Wouldn't say same for the drive used though, and that's where the real problem
kicks in.

------
GeneralMaximus
Modern PCs are pretty durable, IMO. Of course, if you go out and try to build
a sub-$1000 PC, it's going to fail sooner or later. Invest in a durable case,
a solid power supply and plenty of fans for cooling. I've found cheap DVD+RW
drives fail very often, so invest in something higher quality than your $30
DVD+RW drive. I've never had a hard disk fail, but my motherboard has failed
me several times. Now I have a Gigabit "gaming" motherboard (even though I'm
not much of a gamer) that has lasted for quite some time.

I'm not sure how much LCD monitors last, but CRTs are known to work well for
very long periods of time. I'm sure nobody wants CRTs these days, but I
thought this fact was worth pointing out.

Oh, and I hear Apple's hardware is pretty good. In one year of heavy use, my
MacBook has never _ever_ failed me even once. This, of course, depends on how
you handle your laptop.
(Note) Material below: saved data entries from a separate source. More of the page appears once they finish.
## Repack compressed weights into fp8-style paired-row units with hardware fp8 decode

Changes the 12-bit packed bf16 weight format. Each weight's high byte now holds sign, a 4-bit exponent code and 3 mantissa bits, so the hardware fp8-to-f32 scaled convert can decode it, and the remaining 4 mantissa bits go in a separate nibble plane. Two rows are interleaved per unit and accumulated with packed f32 FMAs, and the gemv loop double-buffers by alternating two unit buffers. Escape records grow from 4 per row to a K-dependent cap of up to 32, repaired via readlane, so more matrices can stay packed. The aim is to cut ALU work in the bandwidth-bound decode GEMVs, at the cost of a more complex escape-repair path. A debug readback entry point is also added.

Result: slower. 1539 tokens/s (-1.0%).

```diff
diff --git a/include/tgx.h b/include/tgx.h
--- a/include/tgx.h
+++ b/include/tgx.h
@@ -170,6 +170,8 @@
 
 TGX_API int64_t tgx_bytes_per_token(const tgx_ctx* ctx, int64_t T);
 
+TGX_API int tgx_debug_packed_readback(tgx_ctx* ctx, const char* name, uint16_t* out_bits, int64_t count);
+
 TGX_API int tgx_abi_version(void);
 
 #ifdef __cplusplus
diff --git a/tinygpt_amd/csrc/abi.hip b/tinygpt_amd/csrc/abi.hip
--- a/tinygpt_amd/csrc/abi.hip
+++ b/tinygpt_amd/csrc/abi.hip
@@ -2131,10 +2131,25 @@
   }
   const int64_t per_layer = (q + 2 * kv) * H + (d.qkv_bias ? (q + 2 * kv) : 0) + H * q + 2 * I * H + H * I + 2 * H;
   int64_t saved = 0;
-  auto packed_saving = [&](const PackedMat& m, int64_t rows, int64_t cols) { if (m.P) saved += b * rows * cols - rows * (m.row_bytes + 16); };
+  auto packed_saving = [&](const PackedMat& m, int64_t rows, int64_t cols) { if (m.P) saved += b * rows * cols - (m.units * m.unit_bytes + rows * m.rec_cap * 4); };
   for (const LayerW& w : c->L) { packed_saving(w.pgu, 2 * I, H); packed_saving(w.pdown, H, I); }
   packed_saving(c->plm, V, H);
   return b * (L * per_layer + H + V * H) + b * 2 * L * kv * T - saved;
 }
 
-}
+int tgx_debug_packed_readback(tgx_ctx* c, const char* name, uint16_t* out_bits, int64_t count) {
+  if (!c) return TGX_ERR_INVALID;
+  if (!name || !out_bits) return set_err(c, TGX_ERR_INVALID, "tgx_debug_packed_readback: null argument");
+  if (!c->finalized) return set_err(c, TGX_ERR_STATE, "tgx_debug_packed_readback after tgx_finalize (the packed copies are made there)");
+  const PackedMat* m = nullptr;
+  int l = -1, n = 0;
+  if (!strcmp(name, "lm_head")) m = &c->plm;
+  else if (sscanf(name, "layers.%d.gate_up%n", &l, &n) == 1 && n && !name[n]) { if (l >= 0 && l < (int)c->L.size()) m = &c->L[l].pgu; }
+  else if (sscanf(name, "layers.%d.down%n", &l, &n) == 1 && n && !name[n]) { if (l >= 0 && l < (int)c->L.size()) m = &c->L[l].pdown; }
+  if (!m) return set_err(c, TGX_ERR_INVALID, "tgx_debug_packed_readback: no matrix %s (lm_head, layers.<l>.gate_up, layers.<l>.down)", name);
+  if (!m->P) return set_err(c, TGX_ERR_STATE, "matrix %s is not stored packed", name);
+  if (count != (int64_t)m->N * m->K) return set_err(c, TGX_ERR_INVALID, "matrix %s holds %d x %d weights, the buffer %lld", name, m->N, m->K, (long long)count);
+  return packed_readback(c, *m, out_bits);
+}
+
+}
diff --git a/tinygpt_amd/csrc/ctx.h b/tinygpt_amd/csrc/ctx.h
--- a/tinygpt_amd/csrc/ctx.h
+++ b/tinygpt_amd/csrc/ctx.h
@@ -25,9 +25,12 @@
 
 struct PackedMat {
   unsigned char* P = nullptr;
-  tgx::u32x4* rec = nullptr;
-  long long row_bytes = 0;
-  unsigned int base2 = 0;
+  unsigned int* rec = nullptr;
+  long long unit_bytes = 0;
+  float scale = 0.f;
+  int N = 0, K = 0, nx = 0, units = 0;
+  int split = 0;
+  int rec_cap = 0;
   int ks = 0;
   int max_row_esc = 0;
   long long n_esc = 0;
@@ -318,6 +321,7 @@
 bool is_greedy(const tgx_sampler_cfg* s);
 bool row_records(const tgx_ctx* c, int row);
 int gemv_grid(const tgx_ctx* c, int units, int ks, int bpc);
+int packed_readback(tgx_ctx* c, const PackedMat& m, unsigned short* out);
 int pack_weights(tgx_ctx* c);
 bool oproj_sliced_ok(const tgx_ctx* c, int R, long long kv_stride);
 bool oproj_fused_capable(const tgx_ctx* c);
diff --git a/tinygpt_amd/csrc/decode.hip b/tinygpt_amd/csrc/decode.hip
--- a/tinygpt_amd/csrc/decode.hip
+++ b/tinygpt_amd/csrc/decode.hip
@@ -58,7 +58,7 @@
 template <int PRO, int EPI>
 static void launch_gemv_packed(tgx_ctx* c, const tgx::GemvArgs& a, const PackedMat& pk, int grid, int nx) {
   tgx::GemvPackedArgs p{};
-  p.g = a; p.P = pk.P; p.rec = pk.rec; p.row_bytes = pk.row_bytes; p.base2 = pk.base2;
+  p.g = a; p.P = pk.P; p.rec = pk.rec; p.unit_bytes = pk.unit_bytes; p.scale = pk.scale; p.rec_cap = pk.rec_cap;
   switch (nx) {
     case 1: launch_gemv_packed_nx<PRO, EPI, 1>(c, p, grid); break;
     case 2: launch_gemv_packed_nx<PRO, EPI, 2>(c, p, grid); break;
@@ -71,19 +71,26 @@
   }
 }
 
+static tgx::PackRowsArgs pack_rows_args(const PackedMat& m, const ebyte* W, int* stat_dev) {
+  tgx::PackRowsArgs a{};
+  a.W = reinterpret_cast<const bf16_t*>(W); a.N = m.N; a.K = m.K; a.ks = m.ks; a.nx = m.nx; a.split = m.split; a.units = m.units; a.rec_cap = m.rec_cap;
+  a.P = m.P; a.rec = m.rec; a.unit_bytes = m.unit_bytes; a.stat = stat_dev;
+  return a;
+}
+
 static int pack_matrix(tgx_ctx* c, const ebyte* W, int N, int K, int cls, int* stat_dev, PackedMat* out) {
   const int ks = gemv_auto_ks(K, c->tune[cls].ks), nx = gemv_nx(K, ks);
   if (K % 8 || K > tgx::PACKED_K_MAX || nx > 8) return TGX_OK;
   PackedMat m;
-  m.ks = ks; m.row_bytes = (long long)ks * ((nx + 3) / 4) * 3072;
+  m.N = N; m.K = K; m.nx = nx; m.ks = ks; m.split = cls == TGX_KERNEL_GATEUP; m.units = m.split ? N / 2 : (N + 1) / 2;
+  m.unit_bytes = (long long)ks * ((nx + 1) / 2) * 3072; m.rec_cap = tgx::packed_rec_cap(K);
   int rc;
-  if ((rc = dev_alloc(c, &m.P, (size_t)N * (size_t)m.row_bytes)) || (rc = dev_alloc(c, &m.rec, (size_t)N))) { dev_free(c, &m.P); return rc; }
+  if ((rc = dev_alloc(c, &m.P, (size_t)m.units * (size_t)m.unit_bytes)) || (rc = dev_alloc(c, &m.rec, (size_t)N * m.rec_cap))) { dev_free(c, &m.P); return rc; }
   HIP_OK(c, hipMemsetAsync(stat_dev, 0, 4 * sizeof(int), c->stream));
   const size_t n8 = (size_t)N * K / 8;
   hipLaunchKernelGGL(tgx::packed_maxexp_kernel, dim3((unsigned)std::min<size_t>((n8 + 255) / 256, 4096)), dim3(256), 0, c->stream, reinterpret_cast<const bf16_t*>(W), n8, stat_dev);
-  tgx::PackRowsArgs a{};
-  a.W = reinterpret_cast<const bf16_t*>(W); a.N = N; a.K = K; a.ks = ks; a.nx = nx; a.P = m.P; a.rec = m.rec; a.row_bytes = m.row_bytes; a.stat = stat_dev;
-  hipLaunchKernelGGL(tgx::pack_rows_kernel, dim3(N), dim3(64), 0, c->stream, a);
+  const tgx::PackRowsArgs a = pack_rows_args(m, W, stat_dev);
+  hipLaunchKernelGGL(tgx::pack_rows_kernel, dim3(m.units), dim3(64), 0, c->stream, a);
   int stat[4] = {0, 0, 0, 0};
   HIP_OK(c, hipGetLastError());
   HIP_OK(c, hipMemcpyAsync(stat, stat_dev, sizeof(stat), hipMemcpyDeviceToHost, c->stream));
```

Mine never goes out of the house, so it's never
exposed to shocks, dust or intense heat.

My point is, with a bit of thought, it's possible to build a PC that can last
for quite some time.

------
ruslan
I recently found a GoldStar cassette tape with my Atari hacks (in BASIC and in
6502C machine code) back from elder days of 1988-89. Externally and visually
the tape is in normal condition, no chipouts of the ferromagnetic layer. Now
to try it I need an Atari 800, anyone can send me one with a tape recorder ?
;-)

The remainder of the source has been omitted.